I recall that, in 1979, the game was replaced by the Challenge Cup, a best of three affair between the NHL Stars and the Soviet Union, which was thrilling and memorable, if not as publicized as the never-to-be forgotten original 1972 Summit Series.  International hockey was kind of a new kid on the block at that time, as the NHL was still almost entirely Canadian. 

Still, Borje Salming was starring in Toronto and the WHA's Anders Hedberg and Ulf Nilsson had come to the Rangers after lighting up the scoreboard as line mates of Bobby Hull in Winnipeg of the WHA, so a revolution was already in the works.

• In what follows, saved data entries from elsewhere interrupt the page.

# PriUVBio/optiland_Pr

Measured on AMD Instinct MI355X. Metric: ray-surface intersections/sec at 1M pupil rays, 10-surf double-Gauss, higher is better.
Workload: dtype f64

## Files before the change

include/optiland_host.h:

```cpp
#ifndef OPTILAND_HOST_H
#define OPTILAND_HOST_H

#include "optiland_rt.h"

#ifdef __cplusplus
extern "C" {
#endif

#define ORT_HOST_ABI_VERSION 3

int ort_host_abi_version(void);

int ort_host_trace_sequential(const ort_lens* lens, const ort_rays* rays_in,
                              ort_rays* rays_out, const ort_batch* batch,
                              const ort_options* opt, double* rec, int32_t* updates,
                              int32_t* status);

int ort_host_trace_sequential_vjp(const ort_lens* lens, const ort_rays* rays_in,
                                  const ort_batch* batch, const ort_options* opt,
                                  const ort_vjp_params* params, const ort_rays* cotangent,
                                  const double* rec_cotangent, const double* rec,
                                  double* grad, const ort_rays* grad_in);

int ort_host_trace_pupil(const ort_lens* lens, const double* px, const double* py,
                         ort_rays* rays_out, const ort_batch* batch, const ort_options* opt,
                         int32_t* updates, int32_t* status);

int ort_host_trace_pupil_vjp(const ort_lens* lens, const double* px, const double* py,
                             const ort_batch* batch, const ort_options* opt,
                             const ort_vjp_params* params, const ort_rays* cotangent,
                             double* grad);

int ort_host_rms_spot(const double* x, const double* y, int64_t n, double* stats, double* rms);
int ort_host_rms_spot_vjp(const double* x, const double* y, int64_t n, const double* stats,
                          const double* grad_out, double* gx, double* gy);

int ort_host_huygens_psf(const double* ix, const double* iy, const double* iz, int64_t n_image,
                         const double* px, const double* py, const double* pz,
                         const double* amp, const double* opd_mm, int64_t n_pupil,
                         double wavelength_mm, double rp, double* psf);

int ort_host_irradiance_bin(const double* x, const double* y, const double* power, int64_t n,
                            const double* x_edges, int64_t nx, const double* y_edges,
                            int64_t ny, int32_t mode, double pixel_area, double* out);
int ort_host_irradiance_bin_vjp(const double* x, const double* y, const double* power,
                                int64_t n, const double* x_edges, int64_t nx,
                                const double* y_edges, int64_t ny, double pixel_area,
                                const double* grad_out, double* grad_x, double* grad_y,
                                double* grad_power);

int ort_host_trace_pupil_polarized(const ort_lens* lens, const double* px, const double* py,
                                   ort_rays* rays_out, const ort_batch* batch,
                                   const ort_options* opt, double* rec, int32_t* updates,
                                   int32_t* status, const ort_polarization* pol);
int ort_host_trace_sequential_polarized(const ort_lens* lens, const ort_rays* rays_in,
                                        ort_rays* rays_out, const ort_batch* batch,
                                        const ort_options* opt, double* rec, int32_t* updates,
                                        int32_t* status, const ort_polarization* pol);
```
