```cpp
int fc_conv_wgrad_route(int64_t n_in, int64_t n_out, int K, int Cin, int Cout, int flags, int table_kind, int* out) {
  if (!out || n_in < 0 || n_out < 0 || K < 1 || Cin < 1 || Cout < 1) return FC_EINVAL;
  const WgradRoute r = wgrad_route({n_in, n_out, K, Cin, Cout}, flags, table_kind, route_env());
  const int f[16] = {r.family, r.bm, r.bn, r.ko, r.bkr, r.table, r.mode, r.S, (int)(r.rps < 0x7fffffff ? r.rps : 0x7fffffff), r.wbuf, (int)r.grid_y};
  for (int i = 0; i < 16; ++i) out[i] = f[i];
  return r.family == FC_WFAM_INVALID ? FC_EINVAL : FC_OK;
}

int64_t fc_conv_wgrad_ws_bytes(int64_t n_out, int K, int Cin, int Cout, int flags) {
  int S = 0;
  for (int table : {FC_TABLE_NONE, FC_TABLE_DENSE, FC_TABLE_PAIRS}) {
    const WgradRoute r = wgrad_route({n_out, n_out, K, Cin, Cout}, flags, table, route_env());
    if (r.family != FC_WFAM_INVALID && r.S > S) S = r.S;
  }
  return (int64_t)S * K * Cin * Cout * (int64_t)sizeof(float);
}

static int conv_wgrad_impl(const float* in, const float* gout, const int* nbr, const int* row_index, const int* cnt,
                           float* gW, int64_t n_in, int64_t n_out, int K, int Cin, int Cout, int flags, void* ws,
                           int64_t ws_bytes, hipStream_t stream) {
  AmaxHintScope hint_scope;
  if (n_in < 0 || n_out < 0 || K < 1 || Cin < 1 || Cout < 1) return FC_EINVAL;
  const int64_t elems = (int64_t)K * Cin * Cout;
  if (n_out == 0) { FC_HIP(hipMemsetAsync(gW, 0, elems * sizeof(float), stream)); return FC_OK; }
  const WgradRoute r = wgrad_route({n_in, n_out, K, Cin, Cout}, flags, cnt ? FC_TABLE_PAIRS : nbr ? FC_TABLE_DENSE : FC_TABLE_NONE, route_env());
  if (r.family == FC_WFAM_INVALID) return FC_EINVAL;
  if (ws_bytes < (int64_t)r.S * elems * (int64_t)sizeof(float)) return FC_EWS;
  WgradArgs a = {in, gout, nbr, row_index, cnt, (r.S == 1) ? gW : (float*)ws, n_out, K, Cin, Cout, nullptr, nullptr, stream};
  int rc = FC_OK;
  if (r.mode == FC_MODE_H3) {
    rc = operand_amax(in, n_in * (int64_t)Cin, 0, stream, &a.amax_in);
    if (rc == FC_OK) rc = operand_amax(gout, n_out * (int64_t)Cout, 1, stream, &a.amax_gout);
  }
  if (rc == FC_OK) rc = launch_wgrad(r, a);
  if (rc == FC_OK && r.S > 1) rc = wgrad_reduce(a.part, gW, elems, r.S, stream);
  return rc;
}

int fc_conv_wgrad(const float* in, const float* gout, const int* nbr, const int* row_index, float* gW, int64_t n_in,
                  int64_t n_out, int K, int Cin, int Cout, int flags, void* ws, int64_t ws_bytes, hipStream_t stream) {
  if (row_index) return FC_EINVAL;
  return conv_wgrad_impl(in, gout, nbr, nullptr, nullptr, gW, n_in, n_out, K, Cin, Cout, flags, ws, ws_bytes, stream);
}

int fc_conv_wgrad_pairs(const float* in, const float* gout, const int* pair_in, const int* pair_out, const int* pair_cnt,
                        float* gW, int64_t n_in, int64_t n_out, int K, int Cin, int Cout, int flags, void* ws,
                        int64_t ws_bytes, hipStream_t stream) {
  if (!pair_in || !pair_out || !pair_cnt) return FC_EINVAL;
  return conv_wgrad_impl(in, gout, pair_in, pair_out, pair_cnt, gW, n_in, n_out, K, Cin, Cout, flags, ws, ws_bytes, stream);
}

int fc_transpose_weight(const float* W, float* Wt, int K, int Cin, int Cout, hipStream_t stream) {
  if (K < 1 || Cin < 1 || Cout < 1 || K > 65535) return FC_EINVAL;
  dim3 grid((unsigned)fc_cdiv(Cout, 32), (unsigned)fc_cdiv(Cin, 32), (unsigned)K);
  k_transpose_w<<<grid, 256, 0, stream>>>(W, Wt, K, Cin, Cout);
  FC_CHECK_LAUNCH();
  return FC_OK;
// ... 4 lines not shown
```

fcaf3d_amd/csrc/conv_route.h:

```cpp
#ifndef FC_CONV_ROUTE_H
#define FC_CONV_ROUTE_H
#include "fc_common.h"
#include "../../include/fcaf3d_hip.h"

struct RouteEnv { int split_mode, bf16_fast, h3r; };
struct ConvShape { int64_t n_in, n_out; int K, Cin, Cout; };

struct ConvRoute {
  int family;
  int bm, bn, wm;
  int S;
  int wsrc, mode, buf, epi;
  unsigned grid[3];
};
struct WgradRoute {
  int family;
  int bm, bn, ko, bkr;
  int table, mode, S;
  int64_t rps;
  int wbuf;
  unsigned grid_y;
};

static inline int flag_bm(int flags) { return (flags >> FC_CONV_BM_SHIFT) & FC_CONV_TILE_MASK; }
static inline int flag_bn(int flags) { return (flags >> FC_CONV_BN_SHIFT) & FC_CONV_TILE_MASK; }
static inline int flag_s(int flags) { return (flags >> FC_CONV_S_SHIFT) & FC_CONV_S_MASK; }
static inline bool below_2gb(uint64_t bytes) { return bytes < (1ull << 31) - 4096u; }

static inline bool stem_shape(int K, int Cin, int Cout, int flags) { return !(flags & FC_CONV_FMA) && Cin == 3 && Cout == 64 && K <= 27; }

static inline int offset_split(int64_t tiles, int K) {
  if (K <= 1 || tiles >= 384) return 1;
  return (int)(1024 / tiles < K ? 1024 / tiles : K);
}

static inline ConvRoute conv_route(const ConvShape& s, int flags, int table, int64_t live_tiles, const RouteEnv& env) {
  const bool stats = (table & FC_TABLE_STATS) != 0;
  table &= ~FC_TABLE_STATS;
  const bool pairs = table == FC_TABLE_PAIRS, gather = table != FC_TABLE_NONE, split = (flags & FC_CONV_SPLIT) != 0;
  const bool image = split && (flags & FC_CONV_IMAGE);
  const bool wt = (flags & FC_CONV_WT) && !image;
  const int64_t n = s.n_out > 0 ? s.n_out : 1;
  const int K = s.K, Cin = s.Cin, Cout = s.Cout;
  ConvRoute r = {};
  r.family = FC_FAM_INVALID;
  r.wsrc = image ? FC_WSRC_IMAGE : wt ? FC_WSRC_FP32_T : FC_WSRC_FP32;
  if (!gather && (K != 1 || s.n_in != s.n_out)) return r;
  if ((flags & FC_CONV_WT) && !gather) return r;
  const bool mfma = Cin % 32 == 0 && Cout % 64 == 0 && (pairs || (!(flags & FC_CONV_FMA) && K <= 32));
  if (pairs && !mfma) return r;
  if (stats && !(mfma && split)) return r;
  r.bn = (Cout % 128 == 0) ? 128 : 64;
  if (pairs) {
    if (flag_bn(flags) == 1) r.bn = 64;
    r.bm = 128;
    r.S = K;
  } else {
    r.bm = (n > 64 && fc_cdiv(n, 128) * (Cout / r.bn) >= 4) ? 128 : 64;
    if (Cout == 64 && fc_cdiv(n, 256) >= 1024 && !split) r.bm = 256;
    const int fbm = flag_bm(flags), fbn = flag_bn(flags);
    if (fbm) r.bm = fbm == 1 ? 64 : (fbm == 2 ? 128 : 256);
    if (fbn && (Cout % (fbn == 1 ? 64 : 128) == 0)) r.bn = fbn == 1 ? 64 : 128;
    if (r.bm == 256) r.bn = 64;
    if (split && mfma && r.bm == 64) r.bm = 128;
    r.S = mfma ? offset_split(fc_cdiv(n, r.bm) * (Cout / r.bn), K) : 1;
    if (flag_s(flags)) r.S = flag_s(flags) > K ? K : flag_s(flags);
  }
  r.wm = r.bm == 256 ? 4 : 2;
  if (stem_shape(K, Cin, Cout, flags) && !(flags & FC_CONV_WT) && table == FC_TABLE_DENSE) { r.family = FC_FAM_STEM; return r; }
  if (!mfma && table != FC_TABLE_SORTED && !(flags & FC_CONV_IMAGE)) r.family = FC_FAM_FMA;
  if (!mfma) return r;
  r.grid[0] = (unsigned)fc_cdiv(n, r.bm), r.grid[1] = (unsigned)(Cout / r.bn), r.grid[2] = (unsigned)r.S;
  if (pairs && live_tiles > 0) r.grid[0] = (unsigned)live_tiles, r.grid[2] = 1;
  if (split) {
// ... 15 lines not shown
  if (r.family == FC_FAM_GLDS && wt) r.family = FC_FAM_MFMA;
  if (r.bm == 64) r.family = FC_FAM_MFMA;
  return r;
}

#define WGRAD_KO 3

static inline WgradRoute wgrad_route(const ConvShape& s, int flags, int table, const RouteEnv& env) {
  const int64_t n = s.n_out > 0 ? s.n_out : 1;
  const int K = s.K, Cin = s.Cin, Cout = s.Cout, fbm = flag_bm(flags), fbn = flag_bn(flags);
  const bool dense = table == FC_TABLE_DENSE, pairs = table == FC_TABLE_PAIRS, split = (flags & FC_CONV_SPLIT) != 0;
  if (pairs) flags &= ~FC_CONV_WGRAD_DEEP;
  WgradRoute r = {};
  r.family = FC_WFAM_INVALID;
  r.table = table, r.ko = 1, r.bkr = 32, r.mode = FC_MODE_FP32;
  if (table == FC_TABLE_SORTED || (table == FC_TABLE_NONE && (K != 1 || s.n_in != s.n_out))) return r;
  const bool mfma = !(flags & FC_CONV_FMA) && Cin % 64 == 0 && Cout % 64 == 0;
  if (pairs && !mfma) return r;
  if (stem_shape(K, Cin, Cout, flags)) {
    r.family = dense ? FC_WFAM_STEM : FC_WFAM_FMA;
    r.rps = 1024, r.S = (int)fc_cdiv(n, 1024), r.grid_y = dense ? 1 : (unsigned)K;
    return r;
  }
  const bool multi = dense && mfma && !(flags & FC_CONV_WGRAD_MULTI_OFF) && K % WGRAD_KO == 0 && n >= 4096 &&
                     (!(flags & FC_CONV_WGRAD_MULTI_FIRST) || (Cin == 64 && n >= 32768));
  const bool x6t = mfma && split && (multi || !dense);
  const int wide = (Cout % 128 == 0) ? 128 : 64;
  r.bm = 64;
  r.bn = wide;
  if (fbm == 2 && Cin % 128 == 0) r.bm = 128;
  if (fbn == 1) r.bn = 64;
  if (fbn == 2 && Cout % 128 == 0) r.bn = 128;
  if (split && !dense && Cin % 128 == 0) r.bm = 128;
  int64_t sp = 1728 / (mfma ? (int64_t)K * (Cin / r.bm) * (Cout / r.bn) : (int64_t)K);
  if (multi) {
    constexpr int round_wide = 256, round_narrow = 512;
    sp = (wide == 128 ? round_wide : round_narrow) / ((int64_t)(K / WGRAD_KO) * (Cin / 64) * (Cout / wide));
  }
  const int64_t max_by_rows = fc_cdiv(n, mfma ? 512 : 2048);
  sp = sp > max_by_rows ? max_by_rows : sp;
  sp = sp > 256 ? 256 : sp < 1 ? 1 : sp;
  if (flag_s(flags)) sp = flag_s(flags);
  r.rps = fc_align(fc_cdiv(n, sp), 64);
  r.S = (int)fc_cdiv(n, r.rps);
  if (!mfma) { r.family = FC_WFAM_FMA, r.grid_y = (unsigned)K; return r; }
  if (x6t) {
    r.family = FC_WFAM_X6T;
    r.mode = env.bf16_fast ? FC_MODE_BF16 : env.split_mode == 2 ? FC_MODE_H3 : FC_MODE_SIX;
    r.bn = wide;
    if (multi) r.bm = 64, r.ko = WGRAD_KO;
    else if (r.bm == 128 && r.bn == 128 && (int64_t)r.S * K * (Cin / 128) * (Cout / 128) < 512) r.bm = 64;
    r.wbuf = !(flags & FC_CONV_FLAT) && below_2gb((uint64_t)s.n_in * (uint64_t)Cin * 4u) && below_2gb((uint64_t)s.n_out * (uint64_t)Cout * 4u) &&
             s.n_in < (1 << 24) && s.n_out < (1 << 24) && below_2gb((uint64_t)K * (uint64_t)s.n_out * 4u);
  } else if (multi) {
    r.family = FC_WFAM_MULTI, r.bm = 64, r.bn = wide, r.ko = WGRAD_KO;
  } else {
    if (pairs) r.bm = 64;
    const bool wpipe = r.bm == 64 && !(flags & FC_CONV_WGRAD_DEEP) && !(flags & FC_CONV_WGRAD_PIPE_OFF) &&
                       ((flags & FC_CONV_WGRAD_PIPE_ON) || (pairs && r.bn == 128));
    r.family = wpipe ? FC_WFAM_MFMA_P : FC_WFAM_MFMA;
    if (!wpipe && dense && (flags & FC_CONV_WGRAD_DEEP) && r.bm == 64) r.bkr = 64;
  }
  r.grid_y = (unsigned)((K / r.ko) * (Cin / r.bm) * (Cout / r.bn));
  return r;
}
#endif
```

fcaf3d_amd/csrc/wgrad_x6.h:

```cpp
#pragma once

#ifdef FC_KO_WG_NOSPLIT
#define WG_SPLIT2(x0, x1, p0, p1, p2) do { p0 = x6_hi2(__float_as_uint(x0), __float_as_uint(x1)); p1 = p0; p2 = p0; } while (0)
#else
#define WG_SPLIT2(x0, x1, p0, p1, p2) x6_split2(x0, x1, p0, p1, p2)
#endif


typedef short x6_s16x4 __attribute__((ext_vector_type(4)));
__device__ __forceinline__ u32x4 x6_tr_frag(const u32x2* base, int unit) {
  const auto p = (__attribute__((address_space(3))) x6_s16x4*)(base + unit);
  const x6_s16x4 lo = __builtin_amdgcn_ds_read_tr16_b64_v4i16(p);
  const x6_s16x4 hi = __builtin_amdgcn_ds_read_tr16_b64_v4i16(p + 32);
  const u32x2 a = __builtin_bit_cast(u32x2, lo), b = __builtin_bit_cast(u32x2, hi);
  u32x4 v = {a[0], a[1], b[0], b[1]};
  return v;
}

template <int BMc, int BNc, int KO, bool PAIRS, int MODE = 0>
__global__ __launch_bounds__(256, (KO * (BMc / 64) * (BNc / 64) >= 6) ? 2 : 3) void k_wgrad_x6t(
    const float* __restrict__ in, const float* __restrict__ gout, const int* __restrict__ nbr,
    const int* __restrict__ row_index, const int* __restrict__ cnt, float* __restrict__ part, int64_t n_out, int K, int Cin,
    int Cout, int64_t rows_per_split, const unsigned* __restrict__ amax_a, const unsigned* __restrict__ amax_g, int buf) {
  constexpr int TM = BMc / 64, TN = BNc / 64;
// ... 177 lines not shown
#pragma unroll
                  for (int j = 0; j < TN; ++j) acc[o][i][j] = H3_MFMA(fa[o][pa][i], fb[pb][j], acc[o][i][j]);
        }
      } else
#pragma unroll
      for (int b = 0; b < 2; ++b) {
        u32x4 fb[3][TN];
#pragma unroll
        for (int pl = 0; pl < 3; ++pl)
#pragma unroll
          for (int j = 0; j < TN; ++j) fb[pl][j] = x6_tr_frag(Gs, (pl * SG + wc * TN + j) * 256 + b * 128 + f_unit);
        u32x4 fa[KO][3][TM];
#pragma unroll
        for (int o = 0; o < KO; ++o)
#pragma unroll
          for (int pl = 0; pl < 3; ++pl)
#pragma unroll
            for (int i = 0; i < TM; ++i) fa[o][pl][i] = x6_tr_frag(As, ((o * 3 + pl) * SA + wr * TM + i) * 256 + b * 128 + f_unit);
#pragma unroll
        for (int pb = 2; pb >= 0; --pb)
#pragma unroll
          for (int pa = 2 - pb; pa >= 0; --pa)
#pragma unroll
            for (int o = 0; o < KO; ++o)
#pragma unroll
              for (int i = 0; i < TM; ++i)
#pragma unroll
                for (int j = 0; j < TN; ++j) {
#ifdef FC_KO_WG_NOMFMA
                  acc[o][i][j][0] += __uint_as_float((fa[o][pa][i][0] ^ fb[pb][j][0]) & 0x3fffffu);
#else
                  acc[o][i][j] = X6_MFMA(fa[o][pa][i], fb[pb][j], acc[o][i][j]);
#endif
                }
      }
    }
  }
#pragma unroll
  for (int o = 0; o < KO; ++o) {
    if (k0 + o >= K) break;
    float* dst = part + ((int64_t)blockIdx.x * K + k0 + o) * Cin * Cout;
#pragma unroll
    for (int i = 0; i < TM; ++i)
#pragma unroll
      for (int j = 0; j < TN; ++j)
#pragma unroll
        for (int e = 0; e < 16; ++e) {
          const int row = ci0 + wr * (BMc / 2) + i * 32 + (e & 3) + 8 * (e >> 2) + 4 * h;
          const int col = co0 + wc * (BNc / 2) + j * 32 + r;
          dst[(int64_t)row * Cout + col] = H3 ? acc[o][i][j][e] * h3_inv : acc[o][i][j][e];
        }
  }
}
```

include/fcaf3d_hip.h:

```cpp
#ifndef FCAF3D_HIP_H
#define FCAF3D_HIP_H
#include <stdint.h>

#ifndef __HIP_PLATFORM_AMD__
typedef struct ihipStream_t* hipStream_t;
#endif

#ifdef __cplusplus
extern "C" {
#endif

#define FC_ABI_VERSION 19
#ifndef FC_AMAX_SLOT_BYTES
#define FC_AMAX_SLOT_BYTES 2048
#endif
int fc_abi_version(void);


int fc_voxelize(const float* points, int64_t n, int pt_stride, int batch_idx, float voxel_size, float feat_div,
                int nfeat, int* coords, float* feats, hipStream_t stream);

int fc_augment_voxelize(const float* points, int64_t n_src, int pt_stride, const int* sample_idx, int64_t n_out,
                        const float* xform_host, int batch_idx, float voxel_size, float feat_div, int nfeat, int* coords,
                        float* feats, float* points_out, hipStream_t stream);
// ... 85 lines not shown
int fc_conv_fwd(const float* in, const float* W, const int* nbr, const int* out_index, float* out, int64_t n_in,
                int64_t n_out, int K, int Cin, int Cout, int flags, void* ws, int64_t ws_bytes, hipStream_t stream);

int64_t fc_conv_fwd_pairs_ws_bytes(int64_t n_out, int K, int Cout);
int fc_conv_fwd_pairs(const float* in, const float* W, const int* pair_in, const int* pair_cnt, const int* pair_pos,
                      float* out, int64_t n_in, int64_t n_out, int K, int Cin, int Cout, int flags, void* ws,
                      int64_t ws_bytes, hipStream_t stream);

int fc_conv_fwd_pairs_tiles(const float* in, const float* W, const int* pair_in, const int* pair_cnt, const int* pair_pos,
                            float* out, int64_t n_in, int64_t n_out, int K, int Cin, int Cout, int64_t live_tiles, int flags,
                            void* ws, int64_t ws_bytes, hipStream_t stream);
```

Once the NHL players joined the Olympic fun in 1998, the league finally hit upon a more marketable format for its big show:  North America vs the World.  (I never understood why the league used "the World", since all the players were from Europe and not from Asia, Africa, South America or Australia, but it was a step in the right direction...a kind of Olympic all-star match-up, complete with the drama of regular season teammates playing for opposing squads.)

It kept my interest for the five times it was played, from 1998 through 2002, before the league abandoned it for the more mundane East vs West match up.  Even that was bearable in comparison to the Staal-Lidstrom caper.  Hopefully, the NHL will eventually return to North America vs Europe and the national pride of many of the players will make the contest worth watching again.